(Data extract Opens)
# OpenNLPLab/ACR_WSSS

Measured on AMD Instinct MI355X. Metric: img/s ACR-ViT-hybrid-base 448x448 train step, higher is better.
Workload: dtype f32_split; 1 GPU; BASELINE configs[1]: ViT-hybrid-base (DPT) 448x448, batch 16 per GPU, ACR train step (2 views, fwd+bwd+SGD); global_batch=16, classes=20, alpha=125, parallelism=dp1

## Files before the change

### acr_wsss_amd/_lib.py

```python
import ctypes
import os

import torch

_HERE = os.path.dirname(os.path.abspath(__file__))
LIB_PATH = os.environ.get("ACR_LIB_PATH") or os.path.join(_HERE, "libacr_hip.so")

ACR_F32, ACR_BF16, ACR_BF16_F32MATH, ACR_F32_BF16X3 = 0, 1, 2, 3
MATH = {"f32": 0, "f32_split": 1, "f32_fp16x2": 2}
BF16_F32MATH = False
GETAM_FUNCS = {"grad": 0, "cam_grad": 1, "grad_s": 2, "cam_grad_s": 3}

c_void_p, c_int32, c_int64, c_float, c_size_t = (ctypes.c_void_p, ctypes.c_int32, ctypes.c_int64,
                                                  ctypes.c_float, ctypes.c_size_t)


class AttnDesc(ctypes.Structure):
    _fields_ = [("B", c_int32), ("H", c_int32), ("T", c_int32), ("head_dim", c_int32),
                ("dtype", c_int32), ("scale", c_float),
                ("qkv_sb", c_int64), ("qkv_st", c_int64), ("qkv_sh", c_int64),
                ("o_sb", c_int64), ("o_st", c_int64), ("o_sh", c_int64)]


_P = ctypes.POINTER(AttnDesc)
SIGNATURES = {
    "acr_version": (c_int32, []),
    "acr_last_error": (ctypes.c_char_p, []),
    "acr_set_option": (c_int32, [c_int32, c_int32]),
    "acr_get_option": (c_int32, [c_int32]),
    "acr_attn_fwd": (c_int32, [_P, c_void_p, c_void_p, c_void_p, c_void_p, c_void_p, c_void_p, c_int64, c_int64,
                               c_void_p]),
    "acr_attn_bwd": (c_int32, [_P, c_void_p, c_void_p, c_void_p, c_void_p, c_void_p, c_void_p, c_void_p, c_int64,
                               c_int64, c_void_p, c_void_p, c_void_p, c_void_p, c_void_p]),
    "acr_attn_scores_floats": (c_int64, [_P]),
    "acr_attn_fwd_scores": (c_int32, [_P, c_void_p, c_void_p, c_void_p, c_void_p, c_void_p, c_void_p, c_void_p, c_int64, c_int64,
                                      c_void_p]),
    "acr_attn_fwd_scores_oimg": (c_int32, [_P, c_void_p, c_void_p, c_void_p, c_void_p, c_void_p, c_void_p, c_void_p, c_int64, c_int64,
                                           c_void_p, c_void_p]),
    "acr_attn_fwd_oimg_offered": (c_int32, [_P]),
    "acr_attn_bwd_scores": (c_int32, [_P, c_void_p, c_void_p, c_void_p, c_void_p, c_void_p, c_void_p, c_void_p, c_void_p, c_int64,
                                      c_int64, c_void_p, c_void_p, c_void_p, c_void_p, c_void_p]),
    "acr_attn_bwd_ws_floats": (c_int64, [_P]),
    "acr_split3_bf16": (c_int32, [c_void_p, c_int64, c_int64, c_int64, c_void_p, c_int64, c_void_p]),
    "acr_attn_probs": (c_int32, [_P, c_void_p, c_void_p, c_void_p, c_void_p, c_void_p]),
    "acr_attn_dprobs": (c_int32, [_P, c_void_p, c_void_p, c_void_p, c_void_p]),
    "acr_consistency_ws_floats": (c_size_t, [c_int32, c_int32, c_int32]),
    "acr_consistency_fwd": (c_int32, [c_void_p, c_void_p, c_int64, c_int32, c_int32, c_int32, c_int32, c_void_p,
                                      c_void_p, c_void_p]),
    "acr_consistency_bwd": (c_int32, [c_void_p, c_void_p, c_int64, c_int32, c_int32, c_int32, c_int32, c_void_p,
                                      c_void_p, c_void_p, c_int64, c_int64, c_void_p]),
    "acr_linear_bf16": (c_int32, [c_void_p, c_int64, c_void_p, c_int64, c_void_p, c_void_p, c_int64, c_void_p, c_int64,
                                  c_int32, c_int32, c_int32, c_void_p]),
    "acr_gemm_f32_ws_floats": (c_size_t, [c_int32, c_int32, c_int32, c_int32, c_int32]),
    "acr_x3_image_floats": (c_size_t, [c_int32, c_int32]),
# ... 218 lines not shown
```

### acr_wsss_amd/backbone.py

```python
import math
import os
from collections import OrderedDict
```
(Data extract Closes)
Brief >>
When you reply, retype each line exactly as it appears above.

Solution to this task >>
# OpenNLPLab/ACR_WSSS

Measured on AMD Instinct MI355X. Metric: img/s ACR-ViT-hybrid-base 448x448 train step, higher is better.
Workload: dtype f32_split; 1 GPU; BASELINE configs[1]: ViT-hybrid-base (DPT) 448x448, batch 16 per GPU, ACR train step (2 views, fwd+bwd+SGD); global_batch=16, classes=20, alpha=125, parallelism=dp1

## Files before the change

### acr_wsss_amd/_lib.py

```python
import ctypes
import os

import torch

_HERE = os.path.dirname(os.path.abspath(__file__))
LIB_PATH = os.environ.get("ACR_LIB_PATH") or os.path.join(_HERE, "libacr_hip.so")

ACR_F32, ACR_BF16, ACR_BF16_F32MATH, ACR_F32_BF16X3 = 0, 1, 2, 3
MATH = {"f32": 0, "f32_split": 1, "f32_fp16x2": 2}
BF16_F32MATH = False
GETAM_FUNCS = {"grad": 0, "cam_grad": 1, "grad_s": 2, "cam_grad_s": 3}

c_void_p, c_int32, c_int64, c_float, c_size_t = (ctypes.c_void_p, ctypes.c_int32, ctypes.c_int64,
                                                  ctypes.c_float, ctypes.c_size_t)


class AttnDesc(ctypes.Structure):
    _fields_ = [("B", c_int32), ("H", c_int32), ("T", c_int32), ("head_dim", c_int32),
                ("dtype", c_int32), ("scale", c_float),
                ("qkv_sb", c_int64), ("qkv_st", c_int64), ("qkv_sh", c_int64),
                ("o_sb", c_int64), ("o_st", c_int64), ("o_sh", c_int64)]


_P = ctypes.POINTER(AttnDesc)
SIGNATURES = {
    "acr_version": (c_int32, []),
    "acr_last_error": (ctypes.c_char_p, []),
    "acr_set_option": (c_int32, [c_int32, c_int32]),
    "acr_get_option": (c_int32, [c_int32]),
    "acr_attn_fwd": (c_int32, [_P, c_void_p, c_void_p, c_void_p, c_void_p, c_void_p, c_void_p, c_int64, c_int64,
                               c_void_p]),
    "acr_attn_bwd": (c_int32, [_P, c_void_p, c_void_p, c_void_p, c_void_p, c_void_p, c_void_p, c_void_p, c_int64,
                               c_int64, c_void_p, c_void_p, c_void_p, c_void_p, c_void_p]),
    "acr_attn_scores_floats": (c_int64, [_P]),
    "acr_attn_fwd_scores": (c_int32, [_P, c_void_p, c_void_p, c_void_p, c_void_p, c_void_p, c_void_p, c_void_p, c_int64, c_int64,
                                      c_void_p]),
    "acr_attn_fwd_scores_oimg": (c_int32, [_P, c_void_p, c_void_p, c_void_p, c_void_p, c_void_p, c_void_p, c_void_p, c_int64, c_int64,
                                           c_void_p, c_void_p]),
    "acr_attn_fwd_oimg_offered": (c_int32, [_P]),
    "acr_attn_bwd_scores": (c_int32, [_P, c_void_p, c_void_p, c_void_p, c_void_p, c_void_p, c_void_p, c_void_p, c_void_p, c_int64,
                                      c_int64, c_void_p, c_void_p, c_void_p, c_void_p, c_void_p]),
    "acr_attn_bwd_ws_floats": (c_int64, [_P]),
    "acr_split3_bf16": (c_int32, [c_void_p, c_int64, c_int64, c_int64, c_void_p, c_int64, c_void_p]),
    "acr_attn_probs": (c_int32, [_P, c_void_p, c_void_p, c_void_p, c_void_p, c_void_p]),
    "acr_attn_dprobs": (c_int32, [_P, c_void_p, c_void_p, c_void_p, c_void_p]),
    "acr_consistency_ws_floats": (c_size_t, [c_int32, c_int32, c_int32]),
    "acr_consistency_fwd": (c_int32, [c_void_p, c_void_p, c_int64, c_int32, c_int32, c_int32, c_int32, c_void_p,
                                      c_void_p, c_void_p]),
    "acr_consistency_bwd": (c_int32, [c_void_p, c_void_p, c_int64, c_int32, c_int32, c_int32, c_int32, c_void_p,
                                      c_void_p, c_void_p, c_int64, c_int64, c_void_p]),
    "acr_linear_bf16": (c_int32, [c_void_p, c_int64, c_void_p, c_int64, c_void_p, c_void_p, c_int64, c_void_p, c_int64,
                                  c_int32, c_int32, c_int32, c_void_p]),
    "acr_gemm_f32_ws_floats": (c_size_t, [c_int32, c_int32, c_int32, c_int32, c_int32]),
    "acr_x3_image_floats": (c_size_t, [c_int32, c_int32]),
# ... 218 lines not shown
```

### acr_wsss_amd/backbone.py

```python
import math
import os
from collections import OrderedDict
```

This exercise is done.